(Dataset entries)

################

# Victarry/Image-Generation-models

Hardware: AMD Instinct MI355X
Metric: ddpm_cifar10_32x32_train_images_per_sec (higher is better)
Workload: dtype bf16; 1 GPU; DDPM CIFAR-10 32x32, UNet 128/1-2-4, T=1000 (BASELINE configs[1]): train step B=128/GPU + hipGraph denoise step B=64; per_gpu_batch=128, global_batch=128, parallelism=dp1, step_launch=hipGraph replay, denoise_batch=64, rccl_ranks=1, state_finite=True, matmul=bf16 MFMA, fp32 accumulate

## Files before the change

image-generation-models_amd/csrc/conv_pw.hip:

```cpp
#include "tr_common.h"

#ifndef MI_PW_PABL
#define MI_PW_PABL 0
#endif
#ifndef MI_PW_GNSABL
#define MI_PW_GNSABL 0
#endif
#ifndef MI_PW_FXABL
#define MI_PW_FXABL 0
#endif
#ifdef MI_PW_TIMING
__device__ uint32_t g_pw_ts[1024 * 4 * 5 * 64];
__device__ __forceinline__ uint32_t pw_wlane(uint32_t val, uint32_t lane, uint32_t v) {
    uint32_t keep;
    asm volatile("s_mov_b32 %1, m0\n\ts_mov_b32 m0, %3\n\ts_nop 0\n\tv_writelane_b32 %0, %2, m0\n\ts_mov_b32 m0, %1"
                 : "+v"(v), "=&s"(keep) : "s"(__builtin_amdgcn_readfirstlane(val)), "s"(__builtin_amdgcn_readfirstlane(lane)));
    return v;
}
extern "C" int mi_debug_pw_ts(uint32_t* host_out) { return (int)hipMemcpyFromSymbol(host_out, HIP_SYMBOL(g_pw_ts), sizeof(g_pw_ts)); }
#endif

namespace {

typedef uint32_t u32x2 __attribute__((ext_vector_type(2)));
// ... 1 lines not shown
__device__ __attribute__((aligned(16))) uint32_t g_zero_page3[64];

struct PwArgs {
    const uint16_t* x; const uint16_t* x2; const uint16_t* w; const float* bias; const float* res; void* y;
    int N, H, W, K, Nc, K1, ldx, ldx2, ldy, ldr, accumulate, flip;
    int TH, TI, XP, tiles_per_img, xmap;
    int qmap, gx, gy;
    uint32_t tpi_magic, cpq_magic, nch_magic, cpg_magic; int ppx, cpq, lnsub;
    const void* zero;
    float* gsum;
    const float* coef;
    const float* sums; const float* gamma; const float* beta; const float* temb;
    int ldt, cpg, hw, ng; float eps;
    double icnt;
    int ksplit; float* sk_part; int* sk_flag;
};

constexpr int pw_xp(int pt) { return pt == 256 ? 320 : pt == 128 ? 192 : 128; }

__device__ __forceinline__ int pw_fastdiv(int x, uint32_t magic) { return magic ? (int)__umulhi((uint32_t)x, magic) : x; }
inline uint32_t pw_magic(int d) { return d > 1 ? (uint32_t)((0x100000000ULL + (unsigned)d - 1) / (unsigned)d) : 0u; }
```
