# lRomul/sensorium

Measured on AMD Instinct MI355X. Metric: training clips/sec/GPU (DwiseNeuro fwd+bwd, B=32 T=32 36x64) at 1/2/4/8 GPUs, higher is better.
Workload: dtype bf16

## Files before the change

sensorium_amd/_lib.py:

```python
from __future__ import annotations

import ctypes as C
import os
from pathlib import Path

import torch

_HERE = Path(__file__).resolve().parent
DETERMINISTIC = os.environ.get("DWN_DETERMINISTIC", "0") == "1"
_LIB_NAME = "libdwiseneuro_hip_det.so" if DETERMINISTIC else "libdwiseneuro_hip.so"
LIB_PATH = Path(os.environ["DWN_LIB_PATH"]) if os.environ.get("DWN_LIB_PATH") else _HERE / "csrc" / _LIB_NAME

c_p = C.c_void_p
c_i = C.c_int
c_ll = C.c_longlong
c_f = C.c_float
c_d = C.c_double
c_sz = C.c_size_t

DWN_F32, DWN_BF16 = 0, 1
DWN_NREP = 32
LD_PLAIN, LD_PE, LD_BNACT, LD_AFFINE2, LD_DY3, LD_GATE, LD_CAT1 = 0, 1, 2, 3, 4, 5, 6
EPI_STORE, EPI_READOUT, EPI_DG, EPI_STORE_CAT, EPI_DH3 = 0, 1, 2, 3, 4
NN_AUTO, NN_XL128, NN_XL256, NN_TILE128, NN_KD = 0, 1, 2, 3, 4
# ... 248 lines not shown
    _fields_ = [("N", c_i), ("L", c_i), ("gh", c_i), ("gw", c_i), ("fit_baseline", c_i), ("pad_", c_i), ("params", c_p), ("maps", c_p),
                ("profile", c_p), ("separability", c_p)]


CORR_STAT_ROWS, CORR_TILE = 8, 16
CORR_MEAN, CORR_SUM = 0, 1
GABOR_GAUSSIAN, GABOR_NONE = 0, 1
BLUR_MAX_RADIUS, BLUR_TAPS_STRIDE, MOMENTS_CHUNK = 16, 33, 4096
MEI_STEP, MEI_PROJECT = 0, 1
MEI_CONTRAST_MAX, MEI_CONTRAST_FIXED = 0, 1
TRIAL_STATE_ROWS, TRIAL_SCORE_ROWS, TRIAL_SUMMARY, TRIAL_TILE = 17, 5, 8, 4
NOISE_BINARY, NOISE_SPARSE = 0, 1
STA_SUMMARY = 8
GAUSS_PARAMS, GAUSS_TABLE = 7, 16
PAIR_TOTAL, PAIR_SIGNAL, PAIR_NOISE = 0, 1, 2
PAIR_TILE, PAIR_KSTEP, PAIR_SUMMARY, PAIR_ROW_STATS = 64, 4, 8, 8
MIX_BOX, MIX_BLEND = 0, 1
VID_U8, VID_F32 = 0, 1

_OLD_STRUCTS = {
    "dwn_load_desc": LoadDesc, "dwn_gemm_nn_args": GemmNNArgs, "dwn_gemm_tn_args": GemmTNArgs,
    "dwn_dw_spatial_fwd_args": DwSpatialFwdArgs, "dwn_dw_spatial_bwd_args": DwSpatialBwdArgs,
    "dwn_dw_temporal_fwd_args": DwTemporalFwdArgs, "dwn_dw_temporal_bwd_args": DwTemporalBwdArgs,
    "dwn_bn": BN, "dwn_stem_args": StemArgs, "dwn_block_args": BlockArgs, "dwn_pool_args": PoolArgs,
    "dwn_cortex_args": CortexArgs, "dwn_readout_args": ReadoutArgs, "dwn_tensor_entry": TensorEntry,
    "dwn_clip_src": ClipSrc, "dwn_clip_desc": ClipDesc, "dwn_pw_bwd_args": PwBwdArgs,
    "dwn_dw_spatial_rc_fwd_args": DwSpatialRcFwdArgs,
}
_NEW_STRUCTS = {
    "dwn_stem_input_grad_args": StemInputGradArgs,
    "dwn_guarded_entry": GuardedEntry, "dwn_step_guard": StepGuard, "dwn_gaze_args": GazeArgs,
    "dwn_corr_args": CorrArgs, "dwn_gabor_args": GaborArgs, "dwn_modulator_args": ModulatorArgs,
    "dwn_blur3d_args": Blur3dArgs, "dwn_clip_moments_args": ClipMomentsArgs, "dwn_mei_update_args": MeiUpdateArgs,
    "dwn_trial_desc": TrialDesc, "dwn_trial_group": TrialGroup, "dwn_trial_score_args": TrialScoreArgs,
    "dwn_spatial_gain_args": SpatialGainArgs, "dwn_noise_args": NoiseArgs, "dwn_sta_args": StaArgs,
    "dwn_gauss2d_args": Gauss2dArgs, "dwn_gauss2d_profile_args": Gauss2dProfileArgs,
    "dwn_pair_seg": PairSeg, "dwn_pair_args": PairArgs, "dwn_pair_compare_args": PairCompareArgs,
}
_STRUCTS = {**_OLD_STRUCTS, **_NEW_STRUCTS}


class _new(tuple):
    def __new__(cls, restype, argtypes):
        return super().__new__(cls, (restype, argtypes))
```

################

Every record above must be set down again, word for word.

# Victarry/Image-Generation-models

Hardware: AMD Instinct MI355X
Metric: ddpm_cifar10_32x32_train_images_per_sec (higher is better)
Workload: dtype bf16; 1 GPU; DDPM CIFAR-10 32x32, UNet 128/1-2-4, T=1000 (BASELINE configs[1]): train step B=128/GPU + hipGraph denoise step B=64; per_gpu_batch=128, global_batch=128, parallelism=dp1, step_launch=hipGraph replay, denoise_batch=64, rccl_ranks=1, state_finite=True, matmul=bf16 MFMA, fp32 accumulate

## Files before the change

image-generation-models_amd/csrc/conv_pw.hip:

```cpp
#include "tr_common.h"

#ifndef MI_PW_PABL
#define MI_PW_PABL 0
#endif
#ifndef MI_PW_GNSABL
#define MI_PW_GNSABL 0
#endif
#ifndef MI_PW_FXABL
#define MI_PW_FXABL 0
#endif
#ifdef MI_PW_TIMING
__device__ uint32_t g_pw_ts[1024 * 4 * 5 * 64];
__device__ __forceinline__ uint32_t pw_wlane(uint32_t val, uint32_t lane, uint32_t v) {
    uint32_t keep;
    asm volatile("s_mov_b32 %1, m0\n\ts_mov_b32 m0, %3\n\ts_nop 0\n\tv_writelane_b32 %0, %2, m0\n\ts_mov_b32 m0, %1"
                 : "+v"(v), "=&s"(keep) : "s"(__builtin_amdgcn_readfirstlane(val)), "s"(__builtin_amdgcn_readfirstlane(lane)));
    return v;
}
extern "C" int mi_debug_pw_ts(uint32_t* host_out) { return (int)hipMemcpyFromSymbol(host_out, HIP_SYMBOL(g_pw_ts), sizeof(g_pw_ts)); }
#endif

namespace {

typedef uint32_t u32x2 __attribute__((ext_vector_type(2)));
// ... 1 lines not shown
__device__ __attribute__((aligned(16))) uint32_t g_zero_page3[64];

struct PwArgs {
    const uint16_t* x; const uint16_t* x2; const uint16_t* w; const float* bias; const float* res; void* y;
    int N, H, W, K, Nc, K1, ldx, ldx2, ldy, ldr, accumulate, flip;
    int TH, TI, XP, tiles_per_img, xmap;
    int qmap, gx, gy;
    uint32_t tpi_magic, cpq_magic, nch_magic, cpg_magic; int ppx, cpq, lnsub;
    const void* zero;
    float* gsum;
    const float* coef;
    const float* sums; const float* gamma; const float* beta; const float* temb;
    int ldt, cpg, hw, ng; float eps;
    double icnt;
    int ksplit; float* sk_part; int* sk_flag;
};

constexpr int pw_xp(int pt) { return pt == 256 ? 320 : pt == 128 ? 192 : 128; }

__device__ __forceinline__ int pw_fastdiv(int x, uint32_t magic) { return magic ? (int)__umulhi((uint32_t)x, magic) : x; }
inline uint32_t pw_magic(int d) { return d > 1 ? (uint32_t)((0x100000000ULL + (unsigned)d - 1) / (unsigned)d) : 0u; }
```
# lRomul/sensorium

Measured on AMD Instinct MI355X. Metric: training clips/sec/GPU (DwiseNeuro fwd+bwd, B=32 T=32 36x64) at 1/2/4/8 GPUs, higher is better.
Workload: dtype bf16

## Files before the change

sensorium_amd/_lib.py:

```python
from __future__ import annotations

import ctypes as C
import os
from pathlib import Path

import torch

_HERE = Path(__file__).resolve().parent
DETERMINISTIC = os.environ.get("DWN_DETERMINISTIC", "0") == "1"
_LIB_NAME = "libdwiseneuro_hip_det.so" if DETERMINISTIC else "libdwiseneuro_hip.so"
LIB_PATH = Path(os.environ["DWN_LIB_PATH"]) if os.environ.get("DWN_LIB_PATH") else _HERE / "csrc" / _LIB_NAME

c_p = C.c_void_p
c_i = C.c_int
c_ll = C.c_longlong
c_f = C.c_float
c_d = C.c_double
c_sz = C.c_size_t

DWN_F32, DWN_BF16 = 0, 1
DWN_NREP = 32
LD_PLAIN, LD_PE, LD_BNACT, LD_AFFINE2, LD_DY3, LD_GATE, LD_CAT1 = 0, 1, 2, 3, 4, 5, 6
EPI_STORE, EPI_READOUT, EPI_DG, EPI_STORE_CAT, EPI_DH3 = 0, 1, 2, 3, 4
NN_AUTO, NN_XL128, NN_XL256, NN_TILE128, NN_KD = 0, 1, 2, 3, 4
# ... 248 lines not shown
    _fields_ = [("N", c_i), ("L", c_i), ("gh", c_i), ("gw", c_i), ("fit_baseline", c_i), ("pad_", c_i), ("params", c_p), ("maps", c_p),
                ("profile", c_p), ("separability", c_p)]


CORR_STAT_ROWS, CORR_TILE = 8, 16
CORR_MEAN, CORR_SUM = 0, 1
GABOR_GAUSSIAN, GABOR_NONE = 0, 1
BLUR_MAX_RADIUS, BLUR_TAPS_STRIDE, MOMENTS_CHUNK = 16, 33, 4096
MEI_STEP, MEI_PROJECT = 0, 1
MEI_CONTRAST_MAX, MEI_CONTRAST_FIXED = 0, 1
TRIAL_STATE_ROWS, TRIAL_SCORE_ROWS, TRIAL_SUMMARY, TRIAL_TILE = 17, 5, 8, 4
NOISE_BINARY, NOISE_SPARSE = 0, 1
STA_SUMMARY = 8
GAUSS_PARAMS, GAUSS_TABLE = 7, 16
PAIR_TOTAL, PAIR_SIGNAL, PAIR_NOISE = 0, 1, 2
PAIR_TILE, PAIR_KSTEP, PAIR_SUMMARY, PAIR_ROW_STATS = 64, 4, 8, 8
MIX_BOX, MIX_BLEND = 0, 1
VID_U8, VID_F32 = 0, 1

_OLD_STRUCTS = {
    "dwn_load_desc": LoadDesc, "dwn_gemm_nn_args": GemmNNArgs, "dwn_gemm_tn_args": GemmTNArgs,
    "dwn_dw_spatial_fwd_args": DwSpatialFwdArgs, "dwn_dw_spatial_bwd_args": DwSpatialBwdArgs,
    "dwn_dw_temporal_fwd_args": DwTemporalFwdArgs, "dwn_dw_temporal_bwd_args": DwTemporalBwdArgs,
    "dwn_bn": BN, "dwn_stem_args": StemArgs, "dwn_block_args": BlockArgs, "dwn_pool_args": PoolArgs,
    "dwn_cortex_args": CortexArgs, "dwn_readout_args": ReadoutArgs, "dwn_tensor_entry": TensorEntry,
    "dwn_clip_src": ClipSrc, "dwn_clip_desc": ClipDesc, "dwn_pw_bwd_args": PwBwdArgs,
    "dwn_dw_spatial_rc_fwd_args": DwSpatialRcFwdArgs,
}
_NEW_STRUCTS = {
    "dwn_stem_input_grad_args": StemInputGradArgs,
    "dwn_guarded_entry": GuardedEntry, "dwn_step_guard": StepGuard, "dwn_gaze_args": GazeArgs,
    "dwn_corr_args": CorrArgs, "dwn_gabor_args": GaborArgs, "dwn_modulator_args": ModulatorArgs,
    "dwn_blur3d_args": Blur3dArgs, "dwn_clip_moments_args": ClipMomentsArgs, "dwn_mei_update_args": MeiUpdateArgs,
    "dwn_trial_desc": TrialDesc, "dwn_trial_group": TrialGroup, "dwn_trial_score_args": TrialScoreArgs,
    "dwn_spatial_gain_args": SpatialGainArgs, "dwn_noise_args": NoiseArgs, "dwn_sta_args": StaArgs,
    "dwn_gauss2d_args": Gauss2dArgs, "dwn_gauss2d_profile_args": Gauss2dProfileArgs,
    "dwn_pair_seg": PairSeg, "dwn_pair_args": PairArgs, "dwn_pair_compare_args": PairCompareArgs,
}
_STRUCTS = {**_OLD_STRUCTS, **_NEW_STRUCTS}


class _new(tuple):
    def __new__(cls, restype, argtypes):
        return super().__new__(cls, (restype, argtypes))
```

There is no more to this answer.